国税庁は先ほど、平成21年分の路線価を公表した。全国約37万地点の標準宅地の平均路線価は1㎡あたり13万7千円で、前年比5.5%減で4年ぶりのマイナスとなったとした。全国の最高路線価は24年連続で東京銀座五丁目の鳩居堂前で1㎡あたり3,120万円(前年比2.0%減)、近畿の最高路線価は26年連続で大阪梅田の阪急百貨店前の1㎡あたり904万円(前年比5.8%減)である。路線価は何を基に決められるかというと、国土交通省が発表する公示価格。公示価格の80%を目安として決めているという。
私はいつも疑問に思うが、この度も、東京や大阪の一等地が1年間に数パーセントの下落で済んだのかということ。
この1年で不動産投資信託(Jリート)の縮小やリーマンショックの影響などもあり、上場企業である大手ディベロッパー、不動産会社が相次いで倒産した。これらの倒産の多くは監査法人から突きつけられた減損会計、つまり在庫として持っている土地は価値が下がったから、50%あるいは70%評価を落として下さいというもの。土地を所有することは上場会社にとって大きなリスクということをこの1年で証明したことになる。今や定款の事業目的に「不動産」があると、銀行の融資に支障を来たすとあって、次々に宅建の免許を返上する会社が相次いでいる。

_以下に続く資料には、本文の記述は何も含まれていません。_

__device__ __forceinline__ void x3_kstar(const lds_char *pc, float xq, float yq, int g, float cexp, bool mean,
                                         KPieces &kb, double &mu) {
#pragma unroll
    for (int i = 0; i < 4; ++i) {
        const f32x2v xk = lds_f2(pc + g * 32 + i * 8), yk = lds_f2(pc + 128 + g * 32 + i * 8);
        const f32x2v ak = lds_f2(pc + 256 + g * 32 + i * 8);
        const float e0 = kstar1(xk.x, yk.x, xq, yq, cexp), e1 = kstar1(xk.y, yk.y, xq, yq, cexp);
        uint32_t w0, w1, w2;
        split3(e0, e1, w0, w1, w2);
        kb.h[i] = w0;
        kb.m[i] = w1;
        kb.l[i] = w2;
        if (mean) mu += (double)fmaf(ak.x, e0, ak.y * e1);
    }
}

struct XStep {
    int I, qb, flags;
    int lv;
};
constexpr int kFirst = 2, kLast = 4, kValid = 8;

__global__ __launch_bounds__(512, 1) void predict_x3_kernel(
    const char *__restrict__ ax3, const float *__restrict__ kc3, const int4 *__restrict__ desc,
    const int4 *__restrict__ rec, const int *__restrict__ seg, int P, int n_items, int nI, uint32_t a_max,
    const float *__restrict__ qx, const float *__restrict__ qy, int64_t m, int64_t ldp, float cexp, float m0,
    float *__restrict__ part, float *__restrict__ mean) {
    __shared__ __attribute__((aligned(16))) char smem[kXSmem];
    const int bid = blockIdx.x;
    const int rng = (P % 8 == 0) ? (bid % 8) * (P / 8) + bid / 8 : bid;
    const int k0 = max(seg[rng], 0), k1 = min(seg[rng + 1], n_items);
    if (k0 >= k1) return;
    const int tid = threadIdx.x, lane = tid & 63;
    const int lw = __builtin_amdgcn_readfirstlane(tid >> 6);
    const int g = lane >> 4, r = lane & 15;

    const lds_char *lds = (const lds_char *)smem;
    const int4 *rwin = reinterpret_cast<const int4 *>(smem + kXWin);
    const uint32_t voff = (uint32_t)lane * 16u;
    const uint32_t lds_smem = (uint32_t)(uintptr_t)(lds_char *)(smem);
    const uint32_t lds_wave = lds_smem + (uint32_t)lw * 1024u;
    const uint32_t lds_rwin = lds_smem + (uint32_t)kXWin;
#define SBO_DMA16(sbase, ldst)                                                                          \
    asm volatile("s_nop 0\n\tglobal_load_lds_dwordx4 %0, %1" ::"v"(voff), "s"((const void *)(sbase)),     \
                 "{m0}"(ldst)                                                                           \
                 : "memory")
#define SBO_X3_STAGE(akib_, kcf_, h_, qb_, sl_, burst_, first_)                                         \
    do {                                                                                                \
        const uint32_t d_ = lds_smem + (uint32_t)(sl_) * kXSlot;                                        \
        if (lw == 0) {                                                                                  \
            if (first_) {                                                                               \
                if (lane < 32) SBO_DMA16(qx + (int64_t)(qb_) * kBN, d_ + kXA + kXC);                    \
                else SBO_DMA16(qy + (int64_t)(qb_) * kBN - 128, d_ + kXA + kXC);                        \
            }                                                                                           \
            if (lane < 32) SBO_DMA16(kc3 + (uint32_t)(kcf_) + (h_) * (kXC / 4), d_ + kXA);              \
        }                                                                                               \
        const char *s_ = a_base + (uint64_t)((akib_) + (h_) * (kXA / 1024)) * 1024u;                     \
        const uint32_t w_ = lds_wave + (uint32_t)(sl_) * kXSlot;                                        \
        a_src = s_;                                                                                     \
        a_dst = w_;                                                                                     \
        if (burst_)                                                                                     \
            _Pragma("unroll") for (int j = 0; j < kPieces; ++j)                                         \
                SBO_DMA16(s_ + j * kStride, w_ + (uint32_t)(j * kStride));                              \
    } while (0)
#define SBO_REC_WINDOW(w_)                                                                              \
    do {                                                                                                \
        if (lw == 1) SBO_DMA16(reinterpret_cast<const char *>(rec) + (uint64_t)(w_) * 1024u, lds_rwin + (uint32_t)((w_) & 1) * 1024u); \
    } while (0)
    auto rec_at = [&](uint32_t e) {
        const int4 d = rwin[((e / kRecWin) & 1) * kRecWin + e % kRecWin];
        return make_int4(__builtin_amdgcn_readfirstlane(d.x), __builtin_amdgcn_readfirstlane(d.y),
                         __builtin_amdgcn_readfirstlane(d.z), __builtin_amdgcn_readfirstlane(d.w));
    };
    uint32_t la_e, e_end;
    {
        const int4 da = desc[k0], db = desc[k1 - 1];
        la_e = (uint32_t)__builtin_amdgcn_readfirstlane(da.z);
        e_end = (uint32_t)__builtin_amdgcn_readfirstlane(db.z) + (uint32_t)(__builtin_amdgcn_readfirstlane(db.w) & 0xffff);
    }
    SBO_REC_WINDOW(la_e / kRecWin);
    SBO_REC_WINDOW(la_e / kRecWin + 1);
    asm volatile("s_waitcnt vmcnt(0)" ::: "memory");
    __syncthreads();
    int la_h = 0;

    const char *a_base = ax3 + lw * 1024;
    const char *a_src = ax3;
    uint32_t a_dst = 0;
    int4 r_cur = rec_at(la_e);
    auto stage = [&](int sl, bool burst) {
        const int4 rr = r_cur;
        XStep s;
        s.I = min(rr.w & 0xffff, nI - 1);
        s.qb = rr.z;
        s.flags = la_h | ((rr.w & kRecFirst) && la_h == 0 ? kFirst : 0) | ((rr.w & kRecLast) && la_h == 1 ? kLast : 0) |
                  kValid;
        s.lv = min((rr.w >> 16) & 3, 2);
        SBO_X3_STAGE(min((uint32_t)rr.x, a_max), rr.y, la_h, rr.z, sl, burst, (s.flags & kFirst) != 0);
        la_h ^= 1;
        if (la_h == 0) {
            ++la_e;
            if (la_e % kRecWin == 1) SBO_REC_WINDOW(la_e / kRecWin + 1);
            if (la_e < e_end) r_cur = rec_at(la_e);
        }
        return s;
    };

    XStep s0 = stage(0, true), s1 = {0, 0, 0, 0}, s2 = {0, 0, 0, 0};
    if (la_e < e_end) s1 = stage(1, true);
    asm volatile("s_waitcnt vmcnt(0)" ::: "memory");
    __syncthreads();

    const int qo = lw * 16 + r;
    f32x4 acc[16], outer[16];
#pragma unroll
    for (int rb = 0; rb < 16; ++rb) {
        acc[rb] = f32x4{};
        outer[rb] = acc[rb];
    }
    double mu = 0.0;
    KPieces kb, nx;
    float xq, yq;
    {
        const lds_char *pq = lds + kXA + kXC;
        xq = lds_f(pq + qo * 4);
        yq = lds_f(pq + (kBN + qo) * 4);
        x3_kstar(lds + kXA, xq, yq, g, cexp, s0.I == nI - 1, kb, mu);
    }
    bool pend = false, pend_mean = false;
    float pend_s = 0.0f, pend_mu = 0.0f;
    int64_t pend_q = 0;
    int pend_I = 0;
    auto flush = [&]() {
        if (pend && lane < 16 && pend_q < m) {
            part[(int64_t)pend_I * ldp + pend_q] = pend_s;
            if (pend_mean) mean[pend_q] = pend_mu;
        }
        pend = false;
    };
    int cur = 0;
    bool more = true;
    auto half_step = [&](auto fresh_tag) {
        constexpr bool FRESH = decltype(fresh_tag)::value;
        if (FRESH) flush();
        const bool issue = la_e < e_end;
        const int nslot = cur == 0 ? 2 : cur - 1;
        s2 = issue ? stage(nslot, false) : XStep{0, 0, 0, 0};
        const int np2 = (kPieces / 3) * (3 - s2.lv);
        if (!issue) a_dst = lds_wave + (uint32_t)nslot * kXSlot;
        const int cslot = cur == 2 ? 0 : cur + 1;
        const lds_char *pa = lds + cur * kXSlot + lane * 16;
        const lds_char *pcn = lds + cslot * kXSlot + kXA;
        const lds_char *pqn = pcn + kXC;
        const bool nvalid = (s1.flags & kValid) != 0;
        const float msc = nvalid && s1.I == nI - 1 ? 1.0f : 0.0f;
        if (!FRESH) {
            if ((s0.flags & kLast) && s0.I == nI - 1) {
                double u = mu;
                u += __shfl_xor(u, 16);
                u += __shfl_xor(u, 32);
                pend_mu = (float)((double)m0 + u);
            }
            if (nvalid && (s1.flags & kFirst)) mu = 0.0;
        }
        if (nvalid && (s1.flags & kFirst)) {
            xq = lds_f(pqn + qo * 4);
            yq = lds_f(pqn + (kBN + qo) * 4);
        }
        if (s0.lv == 2 && nvalid && s1.lv == 2)
            x3_half<FRESH, 2, true>(pa, pcn, xq, yq, g, cexp, msc, kb, acc, outer, nx, mu, voff, a_src, a_dst, np2);
        else if (s0.lv == 2)
            x3_half<FRESH, 2, false>(pa, pcn, xq, yq, g, cexp, msc, kb, acc, outer, nx, mu, voff, a_src, a_dst, np2);
        else if (s0.lv == 1)
            x3_half<FRESH, 1, false>(pa, pcn, xq, yq, g, cexp, msc, kb, acc, outer, nx, mu, voff, a_src, a_dst, np2);
        else
            x3_half<FRESH, 0, false>(pa, pcn, xq, yq, g, cexp, msc, kb, acc, outer, nx, mu, voff, a_src, a_dst, np2);
        if (!FRESH && (s0.flags & kLast)) {
            pend = true;
            pend_I = s0.I;
            pend_q = (int64_t)s0.qb * kBN + qo;
            pend_mean = s0.I == nI - 1;
            double sq[4] = {};
#pragma unroll
            for (int rb = 0; rb < 16; ++rb)
#pragma unroll
                for (int e = 0; e < 4; ++e) {
                    sq[e] = fma((double)outer[rb][e], (double)outer[rb][e], sq[e]);
                    outer[rb][e] = 0.0f;
                }
            double sv = (sq[0] + sq[1]) + (sq[2] + sq[3]);
            sv += __shfl_xor(sv, 16);
            sv += __shfl_xor(sv, 32);
            pend_s = (float)sv;
        }
        asm volatile("s_waitcnt vmcnt(6)" ::: "memory");
        asm volatile("s_waitcnt lgkmcnt(0)\n\ts_barrier" ::: "memory");
        more = nvalid;
        s0 = s1;
        s1 = s2;
        kb = nx;
        cur = cslot;
    };
    do {
        half_step(std::integral_constant<bool, true>{});
        half_step(std::integral_constant<bool, false>{});
    } while (more);
    asm volatile("s_waitcnt vmcnt(0)" ::: "memory");
    flush();
#undef SBO_X3_STAGE
#undef SBO_REC_WINDOW
#undef SBO_DMA16
}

特に東京都心部の値下がりがきつく、今や一等地のテナント賃料も下落の一途である。国税庁が公表した都心部の値下がりが僅か2%が本当だとすれば、不動産会社やゼネコンがこれほど土地売却を急いだり、慌てたりすることもなかった訳で、特に監査法人が減損会計を指摘することもなかったのだが?しかし実態は大きく値下がっている。マンションでさえも投げ売りが相次いでいる。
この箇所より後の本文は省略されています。